• Task:
Please report every line in the entries that contains the string "kWvHash".

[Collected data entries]
diff --git a/harmonies-alphazero_amd/csrc/hz_env.hip b/harmonies-alphazero_amd/csrc/hz_env.hip
--- a/harmonies-alphazero_amd/csrc/hz_env.hip
+++ b/harmonies-alphazero_amd/csrc/hz_env.hip
@@ -27,7 +27,7 @@
 };
 
 #ifndef HZ_P2_NDRAW
-#define HZ_P2_NDRAW 5
+#define HZ_P2_NDRAW 6
 #endif
 #ifndef HZ_P2_NPLAY
 #define HZ_P2_NPLAY 5
@@ -40,7 +40,7 @@
 constexpr int kP2Last = kP2Stages - 1;
 constexpr int kP2Ring = kP2Play + 1;
 constexpr int kP2Stream = kP2Stages;
-static_assert(kP2Draw >= 2 && kP2Draw <= 5 && kP2Play >= 2 && kP2Play <= 5, "stage counts");
+static_assert(kP2Draw >= 2 && kP2Draw <= 6 && kP2Play >= 2 && kP2Play <= 5, "stage counts");
 
 struct hz_env {
   DevBufs bufs, p2_bufs, ar_bufs;
@@ -95,8 +95,7 @@
   P2Draw p2_x[kP2Draw - 1][2];
   P2Draw p2_pl[kP2Ring];
   P2Mid p2_m[kP2Play - 1][2];
-  uint32_t *p2_h[kP2Ring];
-  int32_t *p2_h_tag[kP2Ring];
+  uint32_t *p2_hs[kP2Play];
   int32_t *p2_ep[2];
   int32_t *wait_err_own;
   int32_t *wait_err;
@@ -1299,7 +1298,9 @@
 constexpr int kP2Win = 96;
 constexpr int kP2WinRows = kP2Win + 24;
 #ifndef HZ_P2_DCUT
-#if HZ_P2_NDRAW == 5
+#if HZ_P2_NDRAW == 6
+#define HZ_P2_DCUT 0, 5, 9, 13, 17, 21
+#elif HZ_P2_NDRAW == 5
 #define HZ_P2_DCUT 0, 6, 11, 15, 19
 #elif HZ_P2_NDRAW == 4
 #define HZ_P2_DCUT 0, 7, 13, 18
@@ -1315,16 +1316,20 @@
 #endif
 #endif
 constexpr int kP2PCut[kP2Play - 1] = {HZ_P2_PCUT};
-enum { kWvP1 = 8, kWvHash = 9, kWvPlay = 10, kWvIdle = 15 };
+enum { kWvP1 = 8, kWvPlay = 10, kWvIdle = 15 };
 #ifndef HZ_P2_WAVES
-#if HZ_P2_NDRAW == 5 && HZ_P2_NPLAY == 5
-#define HZ_P2_WAVES 0, 1, 4, 9, 2, 3, 8, 10
+#if HZ_P2_NDRAW == 6 && HZ_P2_NPLAY == 5
+#define HZ_P2_WAVES 0, 1, 4, 5, 2, 3, 8, 10
+#elif HZ_P2_NDRAW == 6
+#define HZ_P2_WAVES 0, 1, 4, 5, 2, 3, 8, 15
+#elif HZ_P2_NDRAW == 5 && HZ_P2_NPLAY == 5
+#define HZ_P2_WAVES 0, 1, 4, 15, 2, 3, 8, 10
 #elif HZ_P2_NDRAW == 5
-#define HZ_P2_WAVES 0, 1, 4, 9, 2, 3, 8, 15
+#define HZ_P2_WAVES 0, 1, 4, 15, 2, 3, 8, 15
 #elif HZ_P2_NPLAY == 5
-#define HZ_P2_WAVES 0, 1, 8, 9, 2, 3, 10, 15
+#define HZ_P2_WAVES 0, 1, 8, 15, 2, 3, 10, 15
 #else
-#define HZ_P2_WAVES 0, 1, 8, 9, 2, 3, 15, 15
+#define HZ_P2_WAVES 0, 1, 8, 15, 2, 3, 15, 15
 #endif
 #endif
 constexpr int kP2Wave[8] = {HZ_P2_WAVES};
@@ -1334,9 +1339,9 @@
   return c;
 }
 constexpr bool p2_waves_ok() {
-  for (int d = 0; d < 5; d++)
+  for (int d = 0; d < 6; d++)
     if (p2_wave_count(d) != (d < kP2Draw ? 1 : 0)) return false;
-  return p2_wave_count(kWvP1) == 1 && p2_wave_count(kWvHash) == 1 && p2_wave_count(kWvPlay) == (kP2Play == 5 ? 1 : 0);
+  return p2_wave_count(kWvP1) == 1 && p2_wave_count(kWvPlay) == (kP2Play == 5 ? 1 : 0);
 }
 static_assert(p2_waves_ok(), "HZ_P2_WAVES: every stage outside the seed and play blocks on exactly one wave");
 constexpr int kP2MinPlies = 96;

• Response:
-enum { kWvP1 = 8, kWvHash = 9, kWvPlay = 10, kWvIdle = 15 };
-  return p2_wave_count(kWvP1) == 1 && p2_wave_count(kWvHash) == 1 && p2_wave_count(kWvPlay) == (kP2Play == 5 ? 1 : 0);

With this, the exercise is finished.